WHAT THE EXERCISE ASKS: Extract all lines that hold "include" from the records below.

INPUT:
--------------------

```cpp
extern "C" long long houv_solve_lds_bytes(int N, int M, int pruned) {
  using namespace houv;
  int block = 0, q = 0, mode = 0;
  if (!houv_solve_variant(N, M, pruned, &block, &q, &mode)) return -1;
  return (long long)smem_bytes(N, M, block, mode, q);
}

int houv::solve_check_args(const char* who, const SolveCommon& a, int use_views) {
  const int P = a.P, N = a.N, M = a.M;
  if (P < 0 || N <= 0 || M <= 0 || a.K <= 0 || a.n_iters <= 0 || a.steps_done < 0 || a.angle_base < 0 || a.angle_base > 3 ||
      a.trans_mode < 0 || a.trans_mode > 1) {
    set_error("%s: bad argument P=%d N=%d M=%d K=%d n_iters=%d steps_done=%d base=%d trans_mode=%d", who, P, N, M, a.K,
              a.n_iters, a.steps_done, a.angle_base, a.trans_mode);
    return 0;
  }
  if (P == 0) return 1;
  if (!a.src || !a.tgt || !a.state) {
    set_error("%s: null pointer", who);
    return 0;
  }
  const int kv = use_views ? a.k_view : 1;
  if (a.k_full < 1 || a.k_full > N || a.k_full > M || kv < 1 || kv > N || kv > M) {
    set_error("%s: top-k size out of range (k_full=%d k_view=%d N=%d M=%d)", who, a.k_full, a.k_view, N, M);
    return 0;
  }
  if ((long long)P * a.K > 0x7fffffffLL) {
    set_error("%s: too many hypotheses", who);
    return 0;
  }
  return 2;
}

static int solve_dispatch(const houv::SolveCommon& c, int use_views, short* nn_ws, int ws_valid, int ws_stride, bool prune,
                          void* stream, const char* who) {
  using namespace houv;
  const int ok = solve_check_args(who, c, use_views);
  if (ok < 2) return ok;
  const int N = c.N, M = c.M;
  SolveArgs a{c, nn_ws, ws_valid, ws_stride, g_debug.pred_mode.load(),
              reinterpret_cast<unsigned long long*>(g_debug.stats.load()),
              reinterpret_cast<unsigned long long*>(g_debug.walk_hist.load()),
              reinterpret_cast<unsigned long long*>(g_debug.cull_stats.load())};
  hipStream_t s = (hipStream_t)stream;
  const int mx = N > M ? N : M;
  int block = 0, q = 0, mode = 0;
  if (!houv_solve_variant(N, M, prune ? 1 : 0, &block, &q, &mode)) return 0;
  if (prune && (!nn_ws || ws_stride < mx || (ws_stride & 7))) {
    set_error("%s: pruned mode needs a workspace of 16 x ws_stride int16 per hypothesis, ws_stride >= max(N,M) and a multiple of 8", who);
    return 0;
  }
  if (prune && ((uintptr_t)nn_ws & 15)) {
    set_error("%s: the pruned-mode workspace must be 16-byte aligned", who);
    return 0;
// ... 44 lines not shown
```

Measured before the change: 215.8 pairs/s.
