# cruzryan/OpenDOG

Hardware: NVIDIA B200
Metric: env-steps/sec (device-timed) at 1/2/4/8 B200 vs ref mj_step on host cores (higher is better)
Workload: dtype f32

## Files before the change

### opendog_b200/csrc/odg_core.cuh

```cuda
#pragma once

#include <stdint.h>
#include <math.h>
#include <string.h>

#ifdef ODG_HOST_EMU
#define ODG_DEV inline
#define ODG_NOINLINE inline
#define ODG_RESTRICT
struct float4 { float x, y, z, w; };
float odg_emu_shfl_xor(float v, int m);
double odg_emu_shfl_xor_d(double v, int m);
static inline float odg_rsqrt(float x) { return 1.0f / sqrtf(x); }
static inline float odg_fmul_rn(float a, float b) { volatile float r = a * b; return r; }
static inline float odg_fadd_rn(float a, float b) { volatile float r = a + b; return r; }
static inline float odg_fsub_rn(float a, float b) { volatile float r = a - b; return r; }
static inline float odg_fdiv_rn(float a, float b) { volatile float r = a / b; return r; }
static inline float odg_fdiv_fast(float a, float b) { return a / b; }
static inline float odg_fma_rn(float a, float b, float c) { return fmaf(a, b, c); }
#ifdef ODG_EMU_STATS
void odg_emu_stat(int it, float rel_step, float alpha, int ls_passes, int nc_leg, float d10);
#endif
#define ODG_UNROLL
#define ODG_NO_UNROLL
// ... 93 lines not shown
  const float* mean;
  float* actions;
  float* cost;
};

struct StepArgs {
  const float* action;
  float* obs;
  float* reward;
  unsigned char* terminated; unsigned char* truncated;
  int mode;
  int want_info;
  float* x_position; float* y_position; float* distance; float* paw_forces; float* patterns_matches;
  float* lin_vel_reward; float* reward_ctrl; float* terminal_obs; unsigned char* paws_in_ground;
  int* gait_reward; float* qacc; int* ncon; float* fn_sum; int* solver_iters; int* ls_evals;
  float* reward_raw;
  float* cfrc_ext;
  float* task_terms;
};

struct V3 { float x, y, z; };
ODG_DEV V3 mk3(float x, float y, float z) { V3 r; r.x = x; r.y = y; r.z = z; return r; }
ODG_DEV V3 operator+(V3 a, V3 b) { return mk3(a.x + b.x, a.y + b.y, a.z + b.z); }
ODG_DEV V3 operator-(V3 a, V3 b) { return mk3(a.x - b.x, a.y - b.y, a.z - b.z); }
ODG_DEV V3 operator*(float s, V3 a) { return mk3(s * a.x, s * a.y, s * a.z); }
ODG_DEV V3 operator-(V3 a) { return mk3(-a.x, -a.y, -a.z); }
ODG_DEV float dot3(float ax, float ay, float az, float bx, float by, float bz) {
  return odg_fma_rn(az, bz, odg_fma_rn(ay, by, odg_fmul_rn(ax, bx)));
}
ODG_DEV float dot(V3 a, V3 b) { return dot3(a.x, a.y, a.z, b.x, b.y, b.z); }
ODG_DEV float cross1(float a, float b, float c, float d) { return odg_fma_rn(a, b, -odg_fmul_rn(c, d)); }
ODG_DEV V3 cross(V3 a, V3 b) { return mk3(cross1(a.y, b.z, a.z, b.y), cross1(a.z, b.x, a.x, b.z), cross1(a.x, b.y, a.y, b.x)); }
ODG_DEV float dot_acc(float acc, V3 a, V3 b) { return odg_fma_rn(a.z, b.z, odg_fma_rn(a.y, b.y, odg_fma_rn(a.x, b.x, acc))); }
ODG_DEV float cross1_acc(float acc, float a, float b, float c, float d) { return odg_fma_rn(a, b, odg_fma_rn(-c, d, acc)); }
ODG_DEV V3 cross_acc(V3 acc, V3 a, V3 b) {
  return mk3(cross1_acc(acc.x, a.y, b.z, a.z, b.y), cross1_acc(acc.y, a.z, b.x, a.x, b.z), cross1_acc(acc.z, a.x, b.y, a.y, b.x));
}
ODG_DEV float comp(V3 a, int i) { return i == 0 ? a.x : (i == 1 ? a.y : a.z); }

ODG_DEV float4 mk4(V3 v, float w) { float4 r; r.x = v.x; r.y = v.y; r.z = v.z; r.w = w; return r; }
ODG_DEV V3 xyz(float4 q) { return mk3(q.x, q.y, q.z); }
#ifdef ODG_HOST_EMU
static inline float odg_int_bits(int i) { float f; memcpy(&f, &i, 4); return f; }
static inline int odg_float_bits(float f) { int i; memcpy(&i, &f, 4); return i; }
#else
#define odg_int_bits __int_as_float
#define odg_float_bits __float_as_int
#endif

struct M3 { float m[9]; };
ODG_DEV V3 mul(const M3& R, V3 v) {
  return mk3(dot3(R.m[0], R.m[1], R.m[2], v.x, v.y, v.z), dot3(R.m[3], R.m[4], R.m[5], v.x, v.y, v.z),
             dot3(R.m[6], R.m[7], R.m[8], v.x, v.y, v.z));
}
ODG_DEV V3 tmul(const M3& R, V3 v) {
  return mk3(dot3(R.m[0], R.m[3], R.m[6], v.x, v.y, v.z), dot3(R.m[1], R.m[4], R.m[7], v.x, v.y, v.z),
             dot3(R.m[2], R.m[5], R.m[8], v.x, v.y, v.z));
}
ODG_DEV M3 mul(const M3& A, const M3& B) {
  M3 C;
  ODG_UNROLL for (int i = 0; i < 3; i++)
    ODG_UNROLL for (int j = 0; j < 3; j++)
      C.m[i * 3 + j] = A.m[i * 3] * B.m[j] + A.m[i * 3 + 1] * B.m[3 + j] + A.m[i * 3 + 2] * B.m[6 + j];
  return C;
}
ODG_DEV V3 col(const M3& R, int k) { return mk3(R.m[k], R.m[3 + k], R.m[6 + k]); }

struct S3 { float xx, xy, xz, yy, yz, zz; };
ODG_DEV V3 mul(const S3& A, V3 v) {
  return mk3(dot3(A.xx, A.xy, A.xz, v.x, v.y, v.z), dot3(A.xy, A.yy, A.yz, v.x, v.y, v.z),
             dot3(A.xz, A.yz, A.zz, v.x, v.y, v.z));
}
ODG_DEV S3 zero_s3() { S3 s; s.xx = s.xy = s.xz = s.yy = s.yz = s.zz = 0.f; return s; }
ODG_DEV void add_outer(S3& A, V3 a, V3 b) {
  A.xx += a.x * b.x; A.xy += a.x * b.y; A.xz += a.x * b.z; A.yy += a.y * b.y; A.yz += a.y * b.z; A.zz += a.z * b.z;
}
ODG_DEV S3 rotate_sym(const M3& R, const S3& A) {
  V3 c0 = mul(A, mk3(R.m[0], R.m[1], R.m[2]));
  V3 c1 = mul(A, mk3(R.m[3], R.m[4], R.m[5]));
  V3 c2 = mul(A, mk3(R.m[6], R.m[7], R.m[8]));
  V3 r0 = mk3(R.m[0], R.m[1], R.m[2]), r1 = mk3(R.m[3], R.m[4], R.m[5]), r2 = mk3(R.m[6], R.m[7], R.m[8]);
  S3 o;
  o.xx = dot(r0, c0); o.xy = dot(r0, c1); o.xz = dot(r0, c2);
  o.yy = dot(r1, c1); o.yz = dot(r1, c2); o.zz = dot(r2, c2);
  return o;
}

struct SpI { float m; V3 h; S3 I; };
ODG_DEV SpI spi_make(float mass, V3 c, const S3& Iw) {
  SpI s; s.m = mass; s.h = mass * c;
  float cc = dot(c, c);
  s.I.xx = Iw.xx + mass * (cc - c.x * c.x); s.I.yy = Iw.yy + mass * (cc - c.y * c.y); s.I.zz = Iw.zz + mass * (cc - c.z * c.z);
  s.I.xy = Iw.xy - mass * c.x * c.y; s.I.xz = Iw.xz - mass * c.x * c.z; s.I.yz = Iw.yz - mass * c.y * c.z;
  return s;
}
ODG_DEV SpI spi_add(const SpI& a, const SpI& b) {
  SpI s; s.m = a.m + b.m; s.h = a.h + b.h;
  s.I.xx = a.I.xx + b.I.xx; s.I.xy = a.I.xy + b.I.xy; s.I.xz = a.I.xz + b.I.xz;
  s.I.yy = a.I.yy + b.I.yy; s.I.yz = a.I.yz + b.I.yz; s.I.zz = a.I.zz + b.I.zz;
  return s;
}
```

--------------------

EXERCISE OUTPUT:
#include <stdint.h>
#include <math.h>
#include <string.h>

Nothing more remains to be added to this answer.